David Ellis est devenu un auteur après avoir marqué les barreaux de Chicago. Sa vie n’a pas été des plus simples mais il s’en est sorti en s’acharnant sur son travail. David Ellis est devenu un avocat intrépide puis s’est mis à écrire. Toujours à la recherche de la perfection, son premier roman reçoit le prix Edgar-Allan Poe (de 2002). Sept années plus tard, il construit son personnage far : Jason Kolarich, son alter-ago, un avocat du Midwest où justice et vérité sont les grands absents des tribunaux.
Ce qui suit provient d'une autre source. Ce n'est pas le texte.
template <int HD, bool CAUSAL, bool DOC>
__global__ __launch_bounds__(256, 2) void fa_bwd_dq_kernel(BwdArgs a) {
  constexpr int NKS = HD / 16;
  constexpr int NDB = HD / 32;
  constexpr int ROWB = HD * 2;
  constexpr int TILE = DQ_KB * ROWB;
  constexpr int PPW = TILE / 1024 / 4;
  constexpr int SLOT = 2 * TILE;
  __shared__ __attribute__((aligned(1024))) unsigned char smem[2 * SLOT];

  const int tid = threadIdx.x;
  const int lane = tid & 63;
  const int wave = __builtin_amdgcn_readfirstlane(tid >> 6);
  const int r = lane & 31, hh = lane >> 5;
  const int nqb = (a.S + DQ_QB - 1) / DQ_QB;
  const int BH = a.B * a.Hq;
  int bh, qi;
  if (BH % 8) {
    bh = blockIdx.x % BH;
    qi = blockIdx.x / BH;
  } else {
    const int x = blockIdx.x & 7, j = blockIdx.x >> 3;
    bh = x * (BH >> 3) + j / nqb;
    qi = j % nqb;
  }
  const int qblk = nqb - 1 - qi;
  const int b = bh / a.Hq, hq = bh % a.Hq;
  const int hk = hq / (a.Hq / a.Hkv);
  const int q_row0 = qblk * DQ_QB + wave * 32;
  const int my_q = q_row0 + r;
  const int qc = min(my_q, a.S - 1);

  const unsigned short* Kp = a.k + b * a.k_sb + hk * a.k_sh;
  const unsigned short* Vp = a.v + b * a.v_sb + hk * a.v_sh;

#pragma unroll
  for (int i = 0; i < 2 * SLOT / 4096; ++i)
    *reinterpret_cast<uint4*>(smem + i * 4096 + tid * 16) = make_uint4(0, 0, 0, 0);

  bf16x8_t qf[NKS], df[NKS];
  {
    const unsigned short* Qp = a.q + b * a.q_sb + hq * a.q_sh + (long)qc * a.q_ss + 8 * hh;
    const unsigned short* Dp = a.dout + b * a.do_sb + hq * a.do_sh + (long)qc * a.do_ss + 8 * hh;
#pragma unroll
    for (int ks = 0; ks < NKS; ++ks) {
      qf[ks] = __builtin_bit_cast(bf16x8_t, gload16(Qp + 16 * ks));
      df[ks] = __builtin_bit_cast(bf16x8_t, gload16(Dp + 16 * ks));
    }
  }
  const long rc = ((long)b * a.Hq + hq) * a.S + qc;
  const float nlse2 = -a.lse[rc] * LOG2E;
  float dlt;
  if (a.o != nullptr) {
    const unsigned short* Op = a.o + b * a.o_sb + hq * a.o_sh + (long)qc * a.o_ss + 8 * hh;
// ... 24 lines not shown
    for (int i = 0; i < 16; ++i) dq[d][i] = 0.f;

  const int kv_end = CAUSAL ? min(a.S, qblk * DQ_QB + DQ_QB) : a.S;
  const int ntiles = (kv_end + DQ_KB - 1) / DQ_KB;
  int my_start = 0, w_min = 0, w_max = 0, t0 = 0;
  if constexpr (DOC) {
    const int* ds = a.doc + (long)b * a.S;
    my_start = ds[qc];
    w_min = __builtin_amdgcn_readfirstlane(ds[min(q_row0, a.S - 1)]);
    w_max = __builtin_amdgcn_readfirstlane(ds[min(q_row0 + 31, a.S - 1)]);
    t0 = __builtin_amdgcn_readfirstlane(ds[min(qblk * DQ_QB, a.S - 1)]) / DQ_KB;
  }
  const int key_hi = CAUSAL ? qc : a.S - 1;
  int klo[NDB], khi[NDB];
#pragma unroll
  for (int d = 0; d < NDB; ++d) tr_frag_offs<HD>(d * 32, lane, klo[d], khi[d]);
  int kro[NKS], vro[NKS];
#pragma unroll
  for (int ks = 0; ks < NKS; ++ks) {
    kro[ks] = tr_off<HD>(r, 2 * ks + hh);
    vro[ks] = row_off<HD>(r, 2 * ks + hh);
  }

  unsigned vk[PPW], vv[PPW];
#pragma unroll
  for (int i = 0; i < PPW; ++i) {
    const int byte = (i * 4 + wave) * 1024 + lane * 16;
    const int row = byte / ROWB, pch = (byte % ROWB) >> 4;
    vk[i] = (unsigned)((row * a.k_ss + ((pch ^ swz_tr<HD>(row)) << 3)) * 2);
    vv[i] = (unsigned)((row * a.v_ss + ((pch ^ swz_row<HD>(row)) << 3)) * 2);
  }
  const unsigned lds0 = lds_addr(smem);
  int ik0 = t0 * DQ_KB;
  const unsigned short* kc = Kp + (long)ik0 * a.k_ss;
  const unsigned short* vc = Vp + (long)ik0 * a.v_ss;
  const long k_step = (long)DQ_KB * a.k_ss, v_step = (long)DQ_KB * a.v_ss;
  auto issue = [&](auto slot_c) __attribute__((always_inline)) {
    constexpr int SLC = decltype(slot_c)::value;
    const int nk = min(DQ_KB, a.S - ik0);
    i32x4_t rk = buf_rsrc(kc, (unsigned)(((nk - 1) * a.k_ss + HD) * 2));
    i32x4_t rv = buf_rsrc(vc, (unsigned)(((nk - 1) * a.v_ss + HD) * 2));
    asm volatile("s_nop 4" : "+s"(rk), "+s"(rv));
    const unsigned slot = lds0 + (unsigned)(SLC * SLOT) + wave * 1024;
#pragma unroll
    for (int i = 0; i < PPW; ++i) {
      buf_dma16(rk, vk[i], slot + i * 4096);
      buf_dma16(rv, vv[i], slot + TILE + i * 4096);
    }
    ik0 += DQ_KB;
    kc += k_step;
    vc += v_step;
  };

  auto tile = [&](bool need_mask, const unsigned char* Ks, const unsigned char* Vs, int kv0)
                  __attribute__((always_inline)) {
#pragma unroll
    for (int kb = 0; kb < 2; ++kb) {
      f32x16 s, dp;
#pragma unroll
      for (int i = 0; i < 16; ++i) s[i] = dp[i] = 0.f;
#pragma unroll
      for (int ks = 0; ks < NKS; ++ks) {
        s = mfma32(lds_read_b128(Ks, kb * 32 * (HD * 2) + kro[ks]), qf[ks], s);
        dp = mfma32(lds_read_b128(Vs, kb * 32 * (HD * 2) + vro[ks]), df[ks], dp);
      }
      if (need_mask) {
#pragma unroll
        for (int i = 0; i < 16; ++i) {
          const int key = kv0 + kb * 32 + acc_row(i, hh);
          bool ok = key <= key_hi;
          if constexpr (DOC) ok = ok && key >= my_start;
          s[i] = ok ? s[i] : -INFINITY;
        }
      }
      float dsv[16];
#pragma unroll
      for (int i = 0; i < 16; ++i) dsv[i] = fast_exp2(__builtin_fmaf(s[i], a.scale_log2, nlse2)) * (dp[i] - dlt);
#pragma unroll
      for (int st = 0; st < 2; ++st) {
        const bf16x8_t sbf = to_bf16x8(dsv + 8 * st);
#pragma unroll
        for (int d = 0; d < NDB; ++d) dq[d] = mfma32(tr_frag_at<HD>(Ks, kb * 32 + 16 * st, klo[d], khi[d]), sbf, dq[d]);
      }
    }
  };

  __syncthreads();
  auto step = [&](auto slot_c, int t) __attribute__((always_inline)) {
    constexpr int SL = decltype(slot_c)::value;
    vm_wait_n<0>();
    __builtin_amdgcn_s_barrier();
    if (t + 1 < ntiles) issue(std::integral_constant<int, 1 - SL>{});
    const int kv0 = t * DQ_KB;
    bool live = true;
    if constexpr (CAUSAL) live = kv0 <= q_row0 + 31;
    if constexpr (DOC) live = live && kv0 + DQ_KB > w_min;
    if (live) {
      const bool need_mask =
          (CAUSAL && kv0 + DQ_KB - 1 > q_row0) || (kv0 + DQ_KB > a.S) || (DOC && kv0 < w_max);
      tile(need_mask, smem + SL * SLOT, smem + SL * SLOT + TILE, kv0);
    }
  };
  if (t0 < ntiles) issue(std::integral_constant<int, 0>{});
  for (int t = t0; t < ntiles; t += 2) {
    step(std::integral_constant<int, 0>{}, t);
    if (t + 1 < ntiles) step(std::integral_constant<int, 1>{}, t + 1);
  }
  if (my_q < a.S) {
    const long tok = (long)b * a.S + my_q;
    const float *cr = nullptr, *sr = nullptr;
    if (a.cos_t != nullptr) {
      const long p = a.rope_pos ? (long)a.rope_pos[tok] : tok % a.rope_S;
      cr = a.cos_t + p * (HD / 2);
      sr = a.sin_t + p * (HD / 2);
    }
    store_row<HD>(a.dq + tok * a.dq_st + (long)hq * HD, dq, a.scale, hh, cr, sr);
  }
}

Les éditions Pocket se sont chargées de la traduction, grâce au travail de Dinz Galhos. L’auteur et le traducteur vont vous emporter dans l’histoire et vous faire vivre des moments difficiles. Le changement de point de vue est d’une efficacité incroyable, qui va vous impliquer dans toute cette affaire. Vous passez d’un narrateur à part à un narrateur omniscient personnifié par Jason Kolarich. J’aime beaucoup le fait original de suivre toute la procédure judiciaire, l’avancement de l’enquête mais aussi la vie d’un avocat qui laisse sa vie privée au placard d’entrée. De nombreuses affaires viennent se mêler à ce meurtre et toute l’implication va avec, à chaque fois, chaque élément est remis en cause et le procès approche de plus en plus. L’auteur connaît parfaitement son sujet et nous met dans un ascenseur émotionnel à chaque page.